---- LISTED RECORDS

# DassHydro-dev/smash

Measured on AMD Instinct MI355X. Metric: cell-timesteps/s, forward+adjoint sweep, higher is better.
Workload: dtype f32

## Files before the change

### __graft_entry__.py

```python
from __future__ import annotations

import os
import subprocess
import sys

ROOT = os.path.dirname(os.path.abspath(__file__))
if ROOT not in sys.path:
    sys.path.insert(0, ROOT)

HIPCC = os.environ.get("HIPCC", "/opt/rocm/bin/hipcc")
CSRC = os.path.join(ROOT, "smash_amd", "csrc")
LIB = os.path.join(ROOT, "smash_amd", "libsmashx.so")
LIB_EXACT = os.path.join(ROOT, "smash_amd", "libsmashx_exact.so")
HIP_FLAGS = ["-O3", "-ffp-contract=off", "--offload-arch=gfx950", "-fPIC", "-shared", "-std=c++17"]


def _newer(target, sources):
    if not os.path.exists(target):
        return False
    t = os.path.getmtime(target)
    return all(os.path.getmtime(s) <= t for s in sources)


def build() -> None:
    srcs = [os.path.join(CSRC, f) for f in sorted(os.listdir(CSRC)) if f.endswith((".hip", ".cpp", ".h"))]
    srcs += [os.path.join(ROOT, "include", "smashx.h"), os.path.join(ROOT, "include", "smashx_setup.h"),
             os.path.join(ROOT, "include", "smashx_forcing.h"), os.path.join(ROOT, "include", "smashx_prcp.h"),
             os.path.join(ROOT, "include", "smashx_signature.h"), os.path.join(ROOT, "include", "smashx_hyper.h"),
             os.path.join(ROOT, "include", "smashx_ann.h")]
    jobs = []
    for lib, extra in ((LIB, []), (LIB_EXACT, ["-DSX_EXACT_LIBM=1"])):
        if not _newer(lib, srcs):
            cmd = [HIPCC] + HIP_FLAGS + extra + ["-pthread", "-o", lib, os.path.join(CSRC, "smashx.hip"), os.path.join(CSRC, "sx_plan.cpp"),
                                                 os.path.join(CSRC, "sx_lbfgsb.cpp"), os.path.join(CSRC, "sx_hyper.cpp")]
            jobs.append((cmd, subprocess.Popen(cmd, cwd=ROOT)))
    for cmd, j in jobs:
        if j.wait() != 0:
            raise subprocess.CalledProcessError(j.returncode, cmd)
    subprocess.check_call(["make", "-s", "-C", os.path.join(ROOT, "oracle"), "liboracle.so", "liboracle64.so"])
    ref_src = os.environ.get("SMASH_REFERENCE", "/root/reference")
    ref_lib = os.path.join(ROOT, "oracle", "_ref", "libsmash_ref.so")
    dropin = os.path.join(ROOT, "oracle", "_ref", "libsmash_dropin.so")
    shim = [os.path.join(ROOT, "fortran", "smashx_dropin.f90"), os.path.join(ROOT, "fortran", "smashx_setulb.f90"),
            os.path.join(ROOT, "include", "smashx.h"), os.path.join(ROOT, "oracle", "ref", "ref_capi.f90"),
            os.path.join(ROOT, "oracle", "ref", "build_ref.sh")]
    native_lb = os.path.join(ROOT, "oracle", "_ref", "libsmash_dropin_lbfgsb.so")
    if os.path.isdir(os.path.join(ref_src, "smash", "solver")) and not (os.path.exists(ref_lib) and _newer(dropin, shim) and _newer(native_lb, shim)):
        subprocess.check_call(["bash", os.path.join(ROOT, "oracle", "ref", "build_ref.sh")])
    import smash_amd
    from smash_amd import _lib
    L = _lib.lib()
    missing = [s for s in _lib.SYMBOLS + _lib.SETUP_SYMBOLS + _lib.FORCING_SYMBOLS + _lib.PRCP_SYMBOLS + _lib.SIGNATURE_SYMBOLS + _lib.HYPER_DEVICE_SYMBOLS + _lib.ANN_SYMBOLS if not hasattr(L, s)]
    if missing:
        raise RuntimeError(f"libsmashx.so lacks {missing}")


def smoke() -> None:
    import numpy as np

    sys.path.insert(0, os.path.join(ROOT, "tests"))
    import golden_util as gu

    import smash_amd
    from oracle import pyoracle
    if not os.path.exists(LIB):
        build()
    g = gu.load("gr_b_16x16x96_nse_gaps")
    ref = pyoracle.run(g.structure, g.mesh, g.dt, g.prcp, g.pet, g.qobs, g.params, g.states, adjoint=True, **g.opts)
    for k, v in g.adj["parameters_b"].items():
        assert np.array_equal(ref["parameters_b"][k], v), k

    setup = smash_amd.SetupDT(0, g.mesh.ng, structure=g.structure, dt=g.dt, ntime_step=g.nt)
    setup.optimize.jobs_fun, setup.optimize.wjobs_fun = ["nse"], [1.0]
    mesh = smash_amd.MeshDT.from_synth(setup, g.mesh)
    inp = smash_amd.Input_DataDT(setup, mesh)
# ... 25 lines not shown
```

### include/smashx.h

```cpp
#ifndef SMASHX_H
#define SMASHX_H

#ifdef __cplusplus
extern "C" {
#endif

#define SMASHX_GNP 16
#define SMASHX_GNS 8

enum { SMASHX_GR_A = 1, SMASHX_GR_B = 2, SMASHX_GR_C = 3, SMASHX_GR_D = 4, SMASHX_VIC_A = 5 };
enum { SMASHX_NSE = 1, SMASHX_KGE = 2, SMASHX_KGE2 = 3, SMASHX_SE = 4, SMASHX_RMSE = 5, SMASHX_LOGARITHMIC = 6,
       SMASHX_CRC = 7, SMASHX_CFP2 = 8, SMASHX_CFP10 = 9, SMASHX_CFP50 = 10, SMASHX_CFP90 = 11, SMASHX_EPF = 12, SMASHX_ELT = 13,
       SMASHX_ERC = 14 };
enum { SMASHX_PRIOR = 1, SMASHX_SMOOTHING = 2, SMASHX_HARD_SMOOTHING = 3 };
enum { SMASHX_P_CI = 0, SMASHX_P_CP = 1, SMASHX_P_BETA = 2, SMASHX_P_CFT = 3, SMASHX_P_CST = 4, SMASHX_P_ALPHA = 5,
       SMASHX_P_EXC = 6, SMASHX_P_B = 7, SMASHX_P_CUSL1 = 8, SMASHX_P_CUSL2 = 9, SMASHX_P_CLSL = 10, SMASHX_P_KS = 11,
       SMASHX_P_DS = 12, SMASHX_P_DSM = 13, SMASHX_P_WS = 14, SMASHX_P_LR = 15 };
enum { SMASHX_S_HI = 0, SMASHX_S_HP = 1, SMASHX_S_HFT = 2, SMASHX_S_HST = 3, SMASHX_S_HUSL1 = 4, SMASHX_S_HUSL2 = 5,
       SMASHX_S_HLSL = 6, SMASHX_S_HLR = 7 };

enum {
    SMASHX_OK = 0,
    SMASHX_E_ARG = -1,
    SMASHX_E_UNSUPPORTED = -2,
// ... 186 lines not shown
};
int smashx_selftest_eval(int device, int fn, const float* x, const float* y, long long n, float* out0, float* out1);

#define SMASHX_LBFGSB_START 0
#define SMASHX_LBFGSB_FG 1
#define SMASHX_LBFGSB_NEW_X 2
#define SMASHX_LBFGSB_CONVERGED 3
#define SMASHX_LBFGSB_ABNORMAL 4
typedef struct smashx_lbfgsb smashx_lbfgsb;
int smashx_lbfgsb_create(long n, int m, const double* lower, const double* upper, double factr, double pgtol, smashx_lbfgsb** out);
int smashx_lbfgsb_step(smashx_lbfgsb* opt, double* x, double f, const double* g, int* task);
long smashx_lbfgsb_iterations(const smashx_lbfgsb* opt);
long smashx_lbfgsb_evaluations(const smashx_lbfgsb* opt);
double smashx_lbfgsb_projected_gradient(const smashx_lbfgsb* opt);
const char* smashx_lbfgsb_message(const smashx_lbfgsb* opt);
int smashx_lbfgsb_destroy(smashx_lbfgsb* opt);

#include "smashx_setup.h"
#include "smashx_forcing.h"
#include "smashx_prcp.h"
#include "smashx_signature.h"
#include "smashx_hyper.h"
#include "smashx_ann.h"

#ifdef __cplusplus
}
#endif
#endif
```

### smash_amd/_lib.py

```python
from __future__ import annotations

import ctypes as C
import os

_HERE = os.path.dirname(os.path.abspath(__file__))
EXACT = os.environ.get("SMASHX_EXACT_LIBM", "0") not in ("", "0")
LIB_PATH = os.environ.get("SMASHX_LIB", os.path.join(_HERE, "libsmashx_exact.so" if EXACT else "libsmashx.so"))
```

--------

WHAT THE TASK ASKS
Your task is to copy each line of the data above that holds "getmtime".

RESULT
    t = os.path.getmtime(target)
    return all(os.path.getmtime(s) <= t for s in sources)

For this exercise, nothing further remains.